Obamacare, and its recent website implementation is riddle with all the same problems of Soviet era central planning.
In Soviet Union you could be sent to Siberia for speaking out openly, so few Russians criticized the government. They expressed their views in the forms of jokes (anecdotes = little stories). Its eerie how easily these anecdotes can be applied to Obamacare. For your viewing pleasure, the following are Russian anecdotes adopted for Obamacare.
First we start of with honest FAQ.
Q: Will people be able to buy health insurance when Obamacare website is finally built?
A: Some will, some will not.
Q: What is the most permanent feature of Obamacare?
A: Temporary glitches.
Q: What is the difference between private health insurance and Obamacare?
A: Private health insurance must be sold, Obamacare must be bought.
Q: We are told that we are approaching the horizon for a fully functional Obamacare website. What is the horizon?
A: Horizon is an imaginary line which moves away each time you approach it.
Q: After trying to sign up for Obamacare for 7 hours my wife began to sigh. What do I do?
A: Immediately demand her to stop the GOP propaganda.
Q: Is it possible to build Obamacare for example in Hong Kong?”

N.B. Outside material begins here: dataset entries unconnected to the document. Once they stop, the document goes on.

ConvPick pick_conv(const yolo_net *net, const Kernel &k, const ConvParams &p, int tile_req, size_t slab_bytes) {
    int tile = tile_req;
    if (!dma_eligible(net, k) || (tile > 0 && !conv_tile_valid(net, k, tile))) tile = 0;
    else if (tile < 0) {
        tile = choose_dma_cfg(p.M, k.cout, k.cpt, p.taps, k.has_res, true, k.stride, k.in.W, net->opt.dtype == YOLO_DTYPE_F32);
        if (tile == 18 && !conv_tile_valid(net, k, 18)) tile = conv_tile_valid(net, k, 15) ? 15 : 8;
        if (tile == 22 && !conv_tile_valid(net, k, 22)) tile = conv_tile_valid(net, k, 10) ? 10 : 8;
        if ((tile == 20 || tile == 21) && !conv_tile_valid(net, k, tile)) tile = conv_tile_valid(net, k, 20) ? 20 : conv_tile_valid(net, k, 5) ? 5 : 0;
        if (tile == 23 && !conv_tile_valid(net, k, 23)) tile = conv_tile_valid(net, k, 6) ? 6 : 0;
    }
    static const bool no_pair_w = getenv("YOLO_NO_PAIR_SPLIT") != nullptr;
    bool wide_pair = false;
    if (tile > 0 && dma_cfg_is_tap(tile) && !no_pair_w && tile_req <= 0 && !p.f32 && (p.cin_chunks >> 2) >= 8 && p.HoWo > 0) {
        const long long mq = (long long)(p.M / p.HoWo) * (p.H + 1) * (p.W + 1);
        const long long ct = (p.Cout + 127) / 128;
        const long long b8 = (mq + 255) / 256 * ct, b22 = (long long)(p.M / p.HoWo) * ct;
        wide_pair = (conv_tile_valid(net, k, 22) && b22 >= 64 && b22 <= 128 && (size_t)b22 * 2 * 98304 <= slab_bytes) ||
                    (conv_tile_valid(net, k, 8) && b8 >= 64 && b8 <= 128 && (size_t)b8 * 2 * 131072 <= slab_bytes);
    }
    int ku = 0;
    int ks = wide_pair ? 1 : choose_ksplit(k, p, tile, slab_bytes, ku);
    if (ks <= 1 && !wide_pair && tile_req <= 0 && tile > 0 && dma_cfg_is_tap(tile) && tile != 11 && conv_tile_valid(net, k, 11)) {
        int ku11 = 0;
        const int ks11 = choose_ksplit(k, p, 11, slab_bytes, ku11);
        if (ks11 > 1) { tile = 11; ks = ks11; ku = ku11; }
    }
    int pair = 0;
    static const bool no_pair = getenv("YOLO_NO_PAIR_SPLIT") != nullptr;
    if (ks <= 1 && tile > 0 && dma_cfg_is_tap(tile) && !no_pair && tile_req <= 0) {
        const long long mq = (long long)(p.M / p.HoWo) * (p.H + 1) * (p.W + 1);
        const int units = p.cin_chunks >> 2;
        const long long ct = (p.Cout + 127) / 128;
        const long long b8 = (mq + 255) / 256 * ct, b11 = (mq + 127) / 128 * ct;
        const long long b22 = (long long)(p.M / p.HoWo) * ct;
        if (units >= 8 && !p.f32 && conv_tile_valid(net, k, 22) && b22 >= 64 && b22 <= 128 && (size_t)b22 * 2 * 98304 <= slab_bytes) {
            tile = 22; ks = 2; ku = (units + 1) / 2; pair = 1;
        } else if (units >= 8 && !p.f32 && conv_tile_valid(net, k, 8) && b8 >= 64 && b8 <= 128 && (size_t)b8 * 2 * 131072 <= slab_bytes) {
            tile = 8; ks = 2; ku = (units + 1) / 2; pair = 1;
        } else if (units >= 8 && conv_tile_valid(net, k, 11) && b11 > 128 && b11 <= 256 && (size_t)b11 * 2 * 65536 <= slab_bytes) {
            tile = 11; ks = 2; ku = (units + 1) / 2; pair = 1;
        }
    }
    static const bool no_inl = getenv("YOLO_NO_INLAUNCH_SPLITK") != nullptr;
    if (ks > 1 && ks <= 8 && !pair && tile == 11 && !no_inl) {
        const long long mq = (long long)(p.M / p.HoWo) * (p.H + 1) * (p.W + 1);
        const long long nb11 = (mq + 127) / 128 * ((p.Cout + 127) / 128);
        if (nb11 * 128 <= (long long)kPairCounterBytes && (size_t)nb11 * (size_t)ks * 65536 <= slab_bytes) pair = 1;
    }
    return ConvPick{tile, ks, ku, pair};
}

void conv_shape_params(const yolo_net *net, const Kernel &k, int batch, ConvParams &p) {
    memset(&p, 0, sizeof p);
    const yolo_layer_desc &d = net->layers[k.src_layer].d;
    p.H = k.in.H; p.W = k.in.W;
    p.Ho = net->layers[k.src_layer].H; p.Wo = net->layers[k.src_layer].W; p.HoWo = p.Ho * p.Wo;
    p.M = (int)((long long)batch * p.HoWo);
    p.Cout = k.cout;
    p.ksize = d.ksize; p.stride = d.stride; p.taps = d.ksize * d.ksize;
    p.ktiles = k.ktiles; p.cin_chunks = k.cpt;
    p.f32 = net->opt.dtype == YOLO_DTYPE_F32;
    p.out_f32 = k.out.f32 || p.f32;
    p.outmode = k.outmode; p.has_res = k.has_res;
    conv_vec_flags(net, k, p.out_f32 != 0, p.vec_out, p.vec_res);
    const long long ob = (long long)batch * k.out.img_stride * (p.out_f32 ? 4 : net->esize);
    p.out_bytes = ob > 0 && ob <= 0x7ffffff0LL ? (uint32_t)ob : 0u;
    const long long rb = k.has_res ? (long long)batch * k.in2.img_stride * net->esize : 0;
    p.res_bytes = rb > 0 && rb <= 0x7ffffff0LL ? (uint32_t)rb : 0u;
}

A: It’s possible, but why? Did Hong Kong do something wrong to you?
Q: I am unemployed and receive a subsidy to buy Obamacare. What shall I do if I suddenly feel a desire to work?

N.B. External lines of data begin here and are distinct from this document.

__global__ void __launch_bounds__(256) decode_kernel(const float* __restrict__ scores, int ld_s,
                                                     const float* __restrict__ offset, int ld_o,
                                                     const float* __restrict__ scale, int ld_c, int hs, int ws,
                                                     float pool_ratio, float* __restrict__ result) {
  __shared__ float bv[256];
  __shared__ int bi[256];
  const int n = hs * ws;
  scores += (size_t)blockIdx.x * n * ld_s; offset += (size_t)blockIdx.x * n * ld_o; scale += (size_t)blockIdx.x * n * ld_c;
  result += blockIdx.x * 5;
  float best = -INFINITY; int idx = 0x7fffffff;
  for (int i = threadIdx.x; i < n; i += 256) {
    float v = scores[(size_t)i * ld_s];
    if (v > best || (v == best && i < idx)) { best = v; idx = i; }
  }
  bv[threadIdx.x] = best; bi[threadIdx.x] = idx;
  __syncthreads();
  for (int s = 128; s > 0; s >>= 1) {
    if (threadIdx.x < s) {
      float v = bv[threadIdx.x + s]; int j = bi[threadIdx.x + s];
      if (v > bv[threadIdx.x] || (v == bv[threadIdx.x] && j < bi[threadIdx.x])) { bv[threadIdx.x] = v; bi[threadIdx.x] = j; }
    }
    __syncthreads();
  }
  if (threadIdx.x == 0) {
    const int id = bi[0] == 0x7fffffff ? 0 : bi[0];
    const int x = id % ws, y = id / ws;
    result[0] = ((float)x + offset[(size_t)id * ld_o] + 0.5f) * pool_ratio - 0.5f;
    result[1] = ((float)y + offset[(size_t)id * ld_o + 1] + 0.5f) * pool_ratio - 0.5f;
    result[2] = exp2f(scale[(size_t)id * ld_c]);
    result[3] = (float)x; result[4] = (float)y;
  }
}


struct PyrArgs { const float* src; int planes, H, W, n; int h[4], w[4]; long long first[5]; float* dst[4]; };

#define PYR_PL 4
template <int VEC>
__global__ void resize_pyramid_kernel(const PyrArgs a) {
  const unsigned total = (unsigned)a.first[a.n];
  for (unsigned long i64 = blockIdx.x * blockDim.x + threadIdx.x; i64 < total; i64 += (unsigned long)gridDim.x * blockDim.x) {
    const unsigned i = (unsigned)i64;
    int k = 0;
#pragma unroll
    for (int j = 1; j < 4; ++j) k = (j < a.n && i >= (unsigned)a.first[j]) ? j : k;
    const unsigned l = i - (unsigned)a.first[k];
    const int h = a.h[k], w = a.w[k], wv = w / VEC;
    const int xq = (int)(l % (unsigned)wv); const unsigned t = l / (unsigned)wv;
    const int y = (int)(t % (unsigned)h), pg = (int)(t / (unsigned)h);
    const float ry = (float)a.H / (float)h, rx = (float)a.W / (float)w;
    float sy = ry * (y + 0.5f) - 0.5f; if (sy < 0.f) sy = 0.f;
    const int y0 = min((int)sy, a.H - 1);
    const int y1 = y0 + (y0 < a.H - 1);
    const float ly = sy - y0, hy = 1.f - ly;
    int x0[VEC], x1[VEC]; float lx[VEC];
#pragma unroll
    for (int e = 0; e < VEC; ++e) {
      const int x = xq * VEC + e;
      float sx = rx * (x + 0.5f) - 0.5f; if (sx < 0.f) sx = 0.f;
      x0[e] = min((int)sx, a.W - 1);
      x1[e] = x0[e] + (x0[e] < a.W - 1);
      lx[e] = sx - x0[e];
    }
    const size_t sstride = (size_t)a.H * a.W, dstride = (size_t)h * w;
    const int pl0 = pg * PYR_PL;
    const float* r0 = a.src + (size_t)pl0 * sstride + (size_t)y0 * a.W;
    const float* r1 = a.src + (size_t)pl0 * sstride + (size_t)y1 * a.W;
    float t00[PYR_PL][VEC], t01[PYR_PL][VEC], t10[PYR_PL][VEC], t11[PYR_PL][VEC];
#pragma unroll
    for (int p_ = 0; p_ < PYR_PL; ++p_) {
      const size_t o = (size_t)min(p_, a.planes - 1 - pl0) * sstride;
#pragma unroll
      for (int e = 0; e < VEC; ++e) { t00[p_][e] = r0[o + x0[e]]; t01[p_][e] = r0[o + x1[e]]; t10[p_][e] = r1[o + x0[e]]; t11[p_][e] = r1[o + x1[e]]; }
    }
    float* d = a.dst[k] + (size_t)pl0 * dstride + (size_t)y * w + xq * VEC;
#pragma unroll
    for (int p_ = 0; p_ < PYR_PL; ++p_) {
      if (pl0 + p_ >= a.planes) break;
      float v[VEC];
#pragma unroll
      for (int e = 0; e < VEC; ++e) {
        const float hx = 1.f - lx[e];
        v[e] = hy * (hx * t00[p_][e] + lx[e] * t01[p_][e]) + ly * (hx * t10[p_][e] + lx[e] * t11[p_][e]);
      }
      if constexpr (VEC == 4) *reinterpret_cast<f32x4*>(d + p_ * dstride) = f32x4{v[0], v[1], v[2], v[3]};
      else d[p_ * dstride] = v[0];
    }
  }
}
}

#define STREAM(s) reinterpret_cast<hipStream_t>(s)

extern "C" int g6d_detector_assemble(const float* s0, const float* s1, const float* s2, int hc, int wc, int rfn,
                                     const float* mu_sigma, float clip, int hs, int ws, int scale_idx, int nch,
                                     float* stacked, int batch, g6d_stream_t stream) {
  if (!s0 || !s1 || !s2 || !mu_sigma || !stacked || hc <= 0 || wc <= 0 || (hc & 3) || (wc & 3) || rfn <= 0 || hs <= 0 || ws <= 0 ||
      scale_idx < 0 || 3 * scale_idx + 3 > nch || batch < 1 || batch > 65535) {
    g6d_set_error("detector_assemble: bad args (level-0 map must be a multiple of 4, hs and ws positive)"); return G6D_EINVAL;
  }
  LevelStats st;
  for (int l = 0; l < 3; ++l) { st.mu[l] = mu_sigma[2 * l]; st.sigma[l] = mu_sigma[2 * l + 1]; }
  const long long total = (long long)hs * ws * rfn;
  hipLaunchKernelGGL(assemble_kernel, dim3((unsigned)((total + 255) / 256), batch), dim3(256), 0, STREAM(stream), s0, s1, s2, hc,
                     wc, rfn, st, clip, hs, ws, scale_idx, nch, stacked);
  return g6d_check_launch("detector_assemble");
}

extern "C" int g6d_detector_score_mlp_max(const float* stacked, int P, int rfn, int nch, const float* w0, const float* b0,
                                          const float* w1, const float* b1, float* out, g6d_stream_t stream) {
  if (!stacked || !w0 || !b0 || !w1 || !b1 || !out || P <= 0 || rfn <= 0 || rfn > 256 || nch != 12) {
    g6d_set_error("detector_score_mlp_max: bad args (rfn <= 256, nch == 12)"); return G6D_EINVAL;
  }
  const int ppb = 256 / rfn;
  hipLaunchKernelGGL(score_mlp_max_kernel<12>, dim3((P + ppb - 1) / ppb), dim3(256), (size_t)ppb * 64 * sizeof(int),
                     STREAM(stream), stacked, P, rfn, w0, b0, w1, b1, out, ppb);
  return g6d_check_launch("detector_score_mlp_max");
}

extern "C" int g6d_detector_decode(const float* scores, int ld_s, const float* offset, int ld_o, const float* scale,
                                   int ld_c, int hs, int ws, int pool_ratio, float* result, int batch, g6d_stream_t stream) {
  if (!scores || !offset || !scale || !result || hs <= 0 || ws <= 0 || batch < 1) { g6d_set_error("detector_decode: bad args"); return G6D_EINVAL; }
  hipLaunchKernelGGL(decode_kernel, dim3(batch), dim3(256), 0, STREAM(stream), scores, ld_s, offset, ld_o, scale, ld_c, hs, ws,
                     (float)pool_ratio, result);
  return g6d_check_launch("detector_decode");
}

A: Just rest for a while on a sofa. It will pass.
Q: How will income verification work under Obamacare?
A: Enrollee will pretend they have no income, Obamacare will pretend to verify.
Q: How does supply and demand work under Obamacare?
A: You are forced to buy Obamacare, and you persuade yourself that you need it.
Q: Are there any countries where it is not possible to implement Obamacare?
A: Yes, countries like Luxembourg are far to small for such a big mess.
Q: What is the difference between the guaranteed freedoms under the law before and after Obamacare? Both guarantee freedom not to buy health insurance?
A: Yes, but before Obamacare the law also guaranteed freedom after not buying health insurance.
Obama begins to give a speech: “Just last month the Obamacare website was standing on an edge of deep abyss. Since then, we’ve taken a significant step forward.”
What is the difference between a pessimist and an optimist?
A pessimist says that Obamacare is so bad that it could not get any worse, while an optimist knows that it can.
Now for some short stories
A lecturer from the democratic party tells the audience about the bright future of Obamacare.
“After first 5 years, every family will have health insurance plan. After the next five years, every family will have their own doctor! And after another 5 years, every family will own an airplane!”
From the audience, somebody asks, “What the hell one may need an airplane for?”
“Don’t you see? Let’s say, there are shortage of antibiotics in your city. No problem! You take your own plane, fly to Washington and buy antibiotics!”
Two former schoolmates met in the street.
“Where do you work?”
“I am a school teacher. And what about you?”
“I work for Obamacare website.”
“Oh, and what are you doing for Obamacare website?”